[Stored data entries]
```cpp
template <typename T, int TN, int TMMAX, int WN, int WM, int DW, int DX, bool S3 = false, bool CHAIN = false, int NL = 0, bool PF = false>
__global__ void __launch_bounds__((WN * WM + NL) * 64) k_conv3x3_rs(typename std::conditional<CHAIN, RsChainArgs, RsArgs>::type arg)
{
    constexpr bool L16 = NL > 0;
    static_assert(!PF || !CHAIN, "the rotated loop: single-layer launches");
    static_assert(!(PF && S3) || NL > 0, "the rotated loop with stage-granular synchronisation: the consumer + loader form only");
    static_assert(!(L16 && CHAIN) && (NL == 0 || NL == 4 || NL == 8), "loader waves: none, four or eight; no chain mode with them");
    const RsArgs &a = rs_common(arg);
    static_assert(DT<T>::size == 2, "16-bit element types only");
    constexpr int NW = WN * WM;
    constexpr int BN = WN * TN * 32;
    constexpr int BMMAX = WM * TMMAX * 32;
    constexpr int NWD = NL ? NL : NW;
    constexpr int PWW = BN / 8 / NWD;
    static_assert(PWW >= 1 && PWW * 8 * NWD == BN, "weight tile must split evenly over the issuing waves");
    constexpr int PXW = (BMMAX + 2 + 8 * NWD - 1) / (8 * NWD);
    constexpr int XROWS = NWD * PXW * 8;
    constexpr int WSLOT = BN * 128, XSLOT = XROWS * 128;
    constexpr int NSW = S3 ? DW + 3 : DW + 1, NSX = DX + 1;
    static_assert(DW >= 1 && DX >= 1 && (DW - 1) * PWW + 2 * PXW <= 48, "vmcnt range");
    static_assert(!S3 || DW == 3 * DX, "stage-granular sync: weights and pixels run the same number of stages ahead");
    static_assert(NSW * WSLOT + NSX * XSLOT <= 160 * 1024, "LDS");
    __shared__ __attribute__((aligned(1024))) char lds[NSW * WSLOT + NSX * XSLOT];

    const int tid = threadIdx.x, lane = tid & 63;
    const int wid16 = __builtin_amdgcn_readfirstlane(tid >> 6);
    const bool loader = L16 && wid16 >= WN * WM;
    const int wid = L16 ? (wid16 >= WN * WM ? wid16 - WN * WM : wid16) : wid16;
    const int wn = wid / WM;
    const int wm = (wid & 4) ? WM - 1 - wid % WM : wid % WM;
    const int r = lane & 31, h = lane >> 5;

    const int nt = a.Cn / BN;
    const int nblk = a.mtiles * nt;
    const int chunk = (nblk + 7) >> 3;
    const int wpx = gridDim.x >> 3;
    const int chunk_lo = (blockIdx.x & 7) * chunk, chunk_hi = min(chunk_lo + chunk, nblk);
    const int gidx_first = chunk_lo + (blockIdx.x >> 3);
    int gidx = gidx_first;
    auto chain_finish = [&]() __attribute__((always_inline)) {
        if constexpr (CHAIN) {
            __builtin_amdgcn_s_barrier();
            int *flag = reinterpret_cast<int *>(lds);
            if (tid == 0) *flag = __hip_atomic_fetch_add(arg.ws, 1, __ATOMIC_RELAXED, __HIP_MEMORY_SCOPE_AGENT) == (int)gridDim.x - 1;
            __syncthreads();
            if (*flag) {
// ... 36 lines not shown
            const kconst_t kp = (kconst_t)__builtin_amdgcn_kernarg_segment_ptr() + offsetof(RsChainArgs, L) +
                                (size_t)__builtin_amdgcn_readfirstlane(l) * sizeof(RsChainLayer);
            const __attribute__((address_space(4))) unsigned long long *q = (const __attribute__((address_space(4))) unsigned long long *)kp;
            static_assert(sizeof(RsChainLayer) == 56 && offsetof(RsChainLayer, y) == 40 && offsetof(RsChainLayer, relu) == 48, "layout read word by word");
            px = (const char *)q[0]; pw = (const char *)q[1]; lshift = (const float *)q[2]; pr = (const char *)q[3]; pm = (const char *)q[4];
            py = (char *)q[5]; lrelu = (int)(unsigned)q[6];
        } else {
            px = a.x; pw = a.w; pr = a.res; pm = a.mask; py = a.y; lshift = a.shift; lrelu = a.relu;
        }
        make_descs();
        res = reinterpret_cast<const T *>(pr);
        mask = reinterpret_cast<const T *>(pm);
    };
    auto bind_weights = [&](int l) __attribute__((always_inline)) {
        if constexpr (CHAIN) {
            typedef const __attribute__((address_space(4))) char *kconst_t;
            const kconst_t kp = (kconst_t)__builtin_amdgcn_kernarg_segment_ptr() + offsetof(RsChainArgs, L) +
                                (size_t)__builtin_amdgcn_readfirstlane(l) * sizeof(RsChainLayer);
            pw = (const char *)((const __attribute__((address_space(4))) unsigned long long *)kp)[1];
            srcW = __builtin_amdgcn_make_buffer_rsrc((void *)rs_uniform(pw), 0, a.wbytes, 0x00020000);
        }
    };
    bind_layer(0);
    constexpr unsigned OOB = 0xFFFFFF00u;
    const unsigned ldsW0 = lds_addr(lds), ldsX0 = ldsW0 + NSW * WSLOT;

    const int l8 = lane >> 3, lc = lane & 7;
    unsigned wbase[PWW];
    const int npieces = (BM + 2 + 7) >> 3;
    const int cntx = __builtin_amdgcn_readfirstlane((L16 && !loader) ? 0 : (wid < npieces ? (npieces - 1 - wid) / NWD + 1 : 0));
    const int pxa = (cntx + 1) >> 1, pxb = cntx >> 1;
    int xbase[PXW], xok[PXW];
    const int rowpitch = a.W * rowbytes;
    auto setup_tile = [&](int gi) __attribute__((always_inline)) {
        n0 = (gi % nt) * BN;
        q0 = (gi / nt) * BM;
#pragma unroll
        for (int j = 0; j < PWW; ++j) {
            const int row = (wid * PWW + j) * 8 + l8;
            wbase[j] = (unsigned)(n0 + row) * (unsigned)(9 * rowbytes) + (unsigned)((lc ^ ((row >> 1) & 7)) * 16);
        }
#pragma unroll
        for (int j = 0; j < PXW; ++j) {
            const int i = (wid + j * NWD) * 8 + l8;
            const int p = q0 - 1 + i;
            const int R = p >= 0 ? p / Wp : 0;
// ... 222 lines not shown
                int wsl = 0, xsl = 0;
                if constexpr (S3) {
#pragma unroll
                    for (int sv = 0; sv < DX; ++sv) {
                        if constexpr (DOX) issue_x(sv, sv, 0, CX);
                        if constexpr (DOW)
#pragma unroll
                            for (int kw = 0; kw < 3; ++kw) issue_w(sv, kw, sv * 3 + kw);
                    }
                } else
#pragma unroll
                for (int u = -3 * DX; u < 0; ++u) {
                    const int v = u + 3 * DX, sv = v / 3, kj = v - 3 * sv;
                    if constexpr (DOX) {
                        if (kj == 0) issue_x(sv, xsl, 0, PXA);
                        if (kj == 1) issue_x(sv, xsl, PXA, CX);
                    }
                    if (kj == 1) ++xsl;
                    if (u + DW >= 0) { if constexpr (DOW) issue_w((u + DW) / 3, (u + DW) % 3, wsl); ++wsl; }
                }
            }
        };
        auto begin_tile = [&]() __attribute__((always_inline)) { begin_tile_parts(std::true_type(), std::true_type()); };
        RS_T(0); RS_T(1);
        begin_tile();
        bool stores_pending = false;
        RS_T(2);
#ifdef RS_WSTAMP
        RS_WS(ws_misc, 1);
#endif
        for (;;) {
        if constexpr (CHAIN) make_descs();
        int wsr = 0, wsi = DW % NSW, xsr = 0, xsi = DX % NSX;
        if constexpr (PF) {
            constexpr int CC = C > 0 ? C : 1;
            uint4 fa0[TN], fb0[CC], fa1[TN], fb1[CC];
            auto load_frags = [&](uint4 (&fa)[TN], uint4 (&fb)[CC], int kj, int ks) __attribute__((always_inline)) {
#if defined(RS_ABL) && (RS_ABL & 2)
                if (kj + ks != 0) return;
#endif
                const char *pw = lds + wsr * WSLOT + rdA;
                const char *px = lds + NSW * WSLOT + xsr * XSLOT + rdX + kj * 128;
                const int swx0 = (h ^ (((r + kj) >> 1) & 7)) << 4;
#pragma unroll
                for (int i = 0; i < TN; ++i) fa[i] = *reinterpret_cast<const uint4 *>(pw + i * 32 * 128 + (swa0 ^ (ks << 5)));
#pragma unroll
// ... 219 lines not shown
                        for (int i = 0; i < TN; ++i) fa[i] = *reinterpret_cast<const uint4 *>(pw + i * 32 * 128 + (swa0 ^ (ks << 5)));
#pragma unroll
                        for (int j = 0; j < C; ++j) fb[j] = *reinterpret_cast<const uint4 *>(px + j * 32 * 128 + (swx0 ^ (ks << 5)));
#pragma unroll
                        for (int j = 0; j < C; ++j)
#pragma unroll
                            for (int i = 0; i < TN; ++i) Mma<T>::run(fa[i], fb[j], acc[i][j]);
                        if (DCF_RS_SPREAD) issue_part(ks);
                    }
                }
                wsr = wsr + 1 == NSW ? 0 : wsr + 1;
                wsi = wsi + 1 == NSW ? 0 : wsi + 1;
            }
            xsr = xsr + 1 == NSX ? 0 : xsr + 1;
            xsi = xsi + 1 == NSX ? 0 : xsi + 1;
#pragma unroll
            for (int d = 0; d < DS; ++d) { wst[d] = wst[d + 1]; xst[d] = xst[d + 1]; kis[d] = kis[d + 1]; }
            stage_entry(DS);
        }
        RS_T(4);
#ifdef RS_WSTAMP
        if (ws_tile == 0) RS_WS(ws_misc, 2);
#endif
        wait_vmcnt<0>();
        RS_T(5);
#ifdef RS_WSTAMP
        if (ws_tile == 0) RS_WS(ws_misc, 3);
#endif
        const int q0c = q0, n0c = n0;
        if constexpr (CHAIN) {
            int ngidx = gidx + wpx, nlayer = layer;
            if (ngidx >= chunk_hi) { nlayer = __builtin_amdgcn_readfirstlane(layer + 1); ngidx = gidx_first; }
            const bool more = nlayer < arg.nlayers;
            if (more) {
                wait_lgkm0();
                __builtin_amdgcn_s_barrier();
                if (nlayer != layer) bind_weights(nlayer);
                if (ngidx != gidx) setup_tile(ngidx);
                begin_tile_parts(std::true_type(), std::false_type());
            }
            store_tile(q0c, n0c);
            RS_T(6);
            wait_vmcnt<0>();
            RS_T(7);
            __builtin_amdgcn_s_barrier();
            if (tid == 0) __hip_atomic_fetch_add(arg.ws + 4 + layer * a.mtiles + q0c / BM, 1, __ATOMIC_RELAXED, __HIP_MEMORY_SCOPE_AGENT);
// ... 11 lines not shown
            if (nlayer != layer) { layer = nlayer; bind_layer(layer); }
            RS_T(0);
            chain_wait();
            RS_T(1);
            begin_tile_parts(std::false_type(), std::true_type());
            RS_T(2);
            wait_vmcnt<0>();
#pragma unroll
            for (int i = 0; i < TN; ++i)
#pragma unroll
                for (int j = 0; j < TMMAX; ++j)
#pragma unroll
                    for (int q = 0; q < 16; ++q) acc[i][j][q] = 0.f;
            continue;
        }
        gidx += wpx;
        const bool more = gidx < chunk_hi;
        if (more) {
            wait_lgkm0();
            __builtin_amdgcn_s_barrier();
            setup_tile(gidx);
            begin_tile();
        }
        store_tile(q0c, n0c);
        stores_pending = true;
#ifdef RS_WSTAMP
        if constexpr (!CHAIN) {
            if (ws_tile == 0) {
                RS_WS(ws_misc, 4);
                if (!more) { wait_vmcnt<0>(); RS_WS(ws_misc, 5); }
            }
            ++ws_tile;
        }
#endif
        if (!more) break;
#pragma unroll
        for (int i = 0; i < TN; ++i)
#pragma unroll
            for (int j = 0; j < TMMAX; ++j)
#pragma unroll
                for (int q = 0; q < 16; ++q) acc[i][j][q] = 0.f;
        }
    };
    if constexpr (L16) {
        if (!loader) {
            switch (cnt) {
            case 0: main_loop(std::integral_constant<int, 0>(), std::integral_constant<int, 0>(), std::true_type()); break;
// ... 81 lines not shown
```

### deep_continuous_fusion_for_multi-sensor_3d_object_detection_amd/csrc/conv_sp.hip

```cpp
#include <stdlib.h>

#include <algorithm>
#include <type_traits>

#include "dcf_common.h"
#include "conv_common.h"

namespace {

struct SpArgs {
    const char *x;
    const char *w;
    const float *shift;
    const char *res;
    const char *mask;
    char *y;
    int B, H, W;
    int relu, flip;
    int txn, tyn;
    int ntiles;
    unsigned xbytes;
    int dbg;
};

typedef unsigned sp_u32x4 __attribute__((ext_vector_type(4)));

template <typename T, int C, int TH, int NBUF>
__global__ void __launch_bounds__(256) __attribute__((amdgpu_waves_per_eu(NBUF == 2 ? 3 : 2, NBUF == 2 ? 3 : 2))) k_conv3x3_sp(SpArgs a)
{
    static_assert(DT<T>::size == 2, "16-bit element types only");
    static_assert(C == 32 || C == 64, "32 or 64 channels");
    constexpr int TW = 32;
    constexpr int PW = C == 64 ? 34 : 36;
    constexpr int RB = C * 2;
    constexpr int NPX = (TH + 2) * PW;
    constexpr int PPP = 1024 / RB;
    constexpr int NPIECE = (NPX + PPP - 1) / PPP;
    constexpr int PXW = (NPIECE + 3) / 4;
    constexpr int WN = C / 32, WM = 4 / WN, TM = TH / WM;
    constexpr int KS = C / 16;
    constexpr int NST = TM * 2;
    static_assert(TH % WM == 0 && (PW * RB) % 256 == 0, "rows must split evenly over the waves; row pitch");
    constexpr int DUMP = NBUF * NPIECE;
    constexpr int AHEAD = (NBUF - 2) * (PXW + NST) + NST;
    static_assert(NBUF >= 2 && AHEAD < 64, "vmcnt range");
    static_assert((NBUF * NPIECE + 1) * 1024 * (NBUF == 2 ? 3 : 2) <= 160 * 1024, "LDS: two workgroups per CU (three with a two-slot ring)");
    __shared__ __attribute__((aligned(1024))) char lds[(NBUF * NPIECE + 1) * 1024];

    const int tid = threadIdx.x, lane = tid & 63;
    const int wid = __builtin_amdgcn_readfirstlane(tid >> 6);
    const int wn = wid % WN, wm = wid / WN;
    const int r = lane & 31, h = lane >> 5;

    const int chunk = (a.ntiles + 7) >> 3;
    const int wpx = gridDim.x >> 3;
    const int chunk_lo = (blockIdx.x & 7) * chunk, chunk_hi = min(chunk_lo + chunk, a.ntiles);
    int t = chunk_lo + (blockIdx.x >> 3);
    if (t >= chunk_hi) return;

    const __amdgpu_buffer_rsrc_t srcX = __builtin_amdgcn_make_buffer_rsrc((void *)a.x, 0, a.xbytes, 0x00020000);
    const __amdgpu_buffer_rsrc_t dstY = __builtin_amdgcn_make_buffer_rsrc((void *)a.y, 0, a.xbytes, 0x00020000);
    constexpr unsigned OOB = 0xFFFFFF00u;
    const unsigned lds0 = lds_addr(lds);

    uint4 wreg[9 * KS];
    {
        const char *wp = a.w + (size_t)(wn * 32 + r) * (9 * RB) + h * 16;
#pragma unroll
        for (int tp = 0; tp < 9; ++tp) {
            const int ts = a.flip ? 8 - tp : tp;
#pragma unroll
            for (int ks = 0; ks < KS; ++ks) wreg[tp * KS + ks] = *reinterpret_cast<const uint4 *>(wp + ts * RB + ks * 32);
        }
    }

    constexpr int CPP = RB / 16;
    auto colkey = [](int cc) { return C == 64 ? (cc >> 1) & 7 : (cc >> 2) & 3; };
    int relo[PXW];
#pragma unroll
    for (int j = 0; j < PXW; ++j) {
        const int p = wid + 4 * j;
        const int i = p * PPP + lane / CPP;
        const int rr_ = i / PW, cc_ = i - rr_ * PW;
        relo[j] = (p < NPIECE && i < NPX) ? (rr_ * a.W + cc_) * RB + (((lane % CPP) ^ colkey(cc_)) << 4) : -1;
// ... 15 lines not shown
            const int ln = opaque(lane);
#pragma unroll
            for (int j = 0; j < PXW; ++j) {
                const int p = wid + 4 * j;
                const int i = p * PPP + ln / CPP;
                const int rr_ = i / PW, cc_ = i - rr_ * PW;
                const int yy = y0 + rr_, xx = x0 + cc_;
                const bool live = tile < chunk_hi && relo[j] >= 0 && yy >= 0 && yy < a.H && xx >= 0 && xx < a.W;
                glds16(srcX, (live && !(DCF_DBG(a) & 2)) ? (unsigned)(org + relo[j]) : OOB,
                       __builtin_amdgcn_readfirstlane(lds0 + (p < NPIECE ? buf * NPIECE + p : DUMP) * 1024));
            }
        }
    };

    int xoff[3][KS];
#pragma unroll
    for (int kj = 0; kj < 3; ++kj)
#pragma unroll
        for (int ks = 0; ks < KS; ++ks) xoff[kj][ks] = (r + kj) * RB + (((2 * ks + h) ^ colkey(r + kj)) << 4);

    const T *res = reinterpret_cast<const T *>(a.res);
    const T *mask = reinterpret_cast<const T *>(a.mask);
    const int c0 = wn * 32 + 8 * h;

#pragma unroll
    for (int d = 0; d < NBUF - 1; ++d) {
        issue_tile(t + d * wpx, d);
#pragma unroll
        for (int k = 0; k < NST; ++k) {
            const sp_u32x4 z = {0u, 0u, 0u, 0u};
            asm volatile("buffer_store_dwordx4 %0, %1, %2, 0 offen\n\ts_nop 1" ::"v"(z), "v"(OOB), "s"(dstY) : "memory");
        }
    }
    int buf = 0;
    for (;;) {
        const int tx = t % a.txn, tq = t / a.txn;
        const int ty = tq % a.tyn, b = tq / a.tyn;
        const int tn = t + wpx;
        wait_vmcnt<AHEAD>();
        __builtin_amdgcn_s_barrier();
        issue_tile(t + (NBUF - 1) * wpx, buf == 0 ? NBUF - 1 : buf - 1);
        const char *tile = lds + buf * (NPIECE * 1024) + wm * TM * PW * RB;
        f32x16 acc[TM];
#pragma unroll
        for (int j = 0; j < TM; ++j)
#pragma unroll
            for (int q = 0; q < 16; ++q) acc[j][q] = 0.f;
        if (!(DCF_DBG(a) & 1))
#pragma unroll
        for (int ki = 0; ki < 3; ++ki)
#pragma unroll
            for (int kj = 0; kj < 3; ++kj) {
                asm volatile("" ::: "memory");
#pragma unroll
                for (int ks = 0; ks < KS; ++ks) {
                    uint4 fb[TM];
#pragma unroll
                    for (int j = 0; j < TM; ++j) fb[j] = *reinterpret_cast<const uint4 *>(tile + xoff[kj][ks] + (j + ki) * PW * RB);
#pragma unroll
                    for (int j = 0; j < TM; ++j) Mma<T>::run(wreg[(ki * 3 + kj) * KS + ks], fb[j], acc[j]);
                }
            }
        int m[TM];
#pragma unroll
        for (int j = 0; j < TM; ++j) {
            const int yy = ty * TH + wm * TM + j, xx = tx * TW + r;
            m[j] = (yy < a.H && xx < a.W) ? (b * a.H + yy) * a.W + xx : -1;
            acc_rows8(acc[j]);
        }
        if (res) {
            uint4 rr[TM][2];
#pragma unroll
            for (int j = 0; j < TM; ++j)
#pragma unroll
                for (int p = 0; p < 2; ++p)
                    rr[j][p] = m[j] >= 0 ? *reinterpret_cast<const uint4 *>(res + (size_t)m[j] * C + c0 + 16 * p) : make_uint4(0, 0, 0, 0);
#pragma unroll
            for (int j = 0; j < TM; ++j)
#pragma unroll
                for (int p = 0; p < 2; ++p) {
                    const unsigned rw[4] = {rr[j][p].x, rr[j][p].y, rr[j][p].z, rr[j][p].w};
#pragma unroll
                    for (int e = 0; e < 4; ++e) {
                        float lo, hi;
                        unpack2<T>(rw[e], lo, hi);
// ... 64 lines not shown
        buf = buf + 1 == NBUF ? 0 : buf + 1;
    }
}

}
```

WORK REQUIRED
Where a line in the records above contains the string "blockIdx", return that line.

EXERCISE RESPONSE
    const int chunk_lo = (blockIdx.x & 7) * chunk, chunk_hi = min(chunk_lo + chunk, nblk);
    const int gidx_first = chunk_lo + (blockIdx.x >> 3);
    const int chunk_lo = (blockIdx.x & 7) * chunk, chunk_hi = min(chunk_lo + chunk, a.ntiles);
    int t = chunk_lo + (blockIdx.x >> 3);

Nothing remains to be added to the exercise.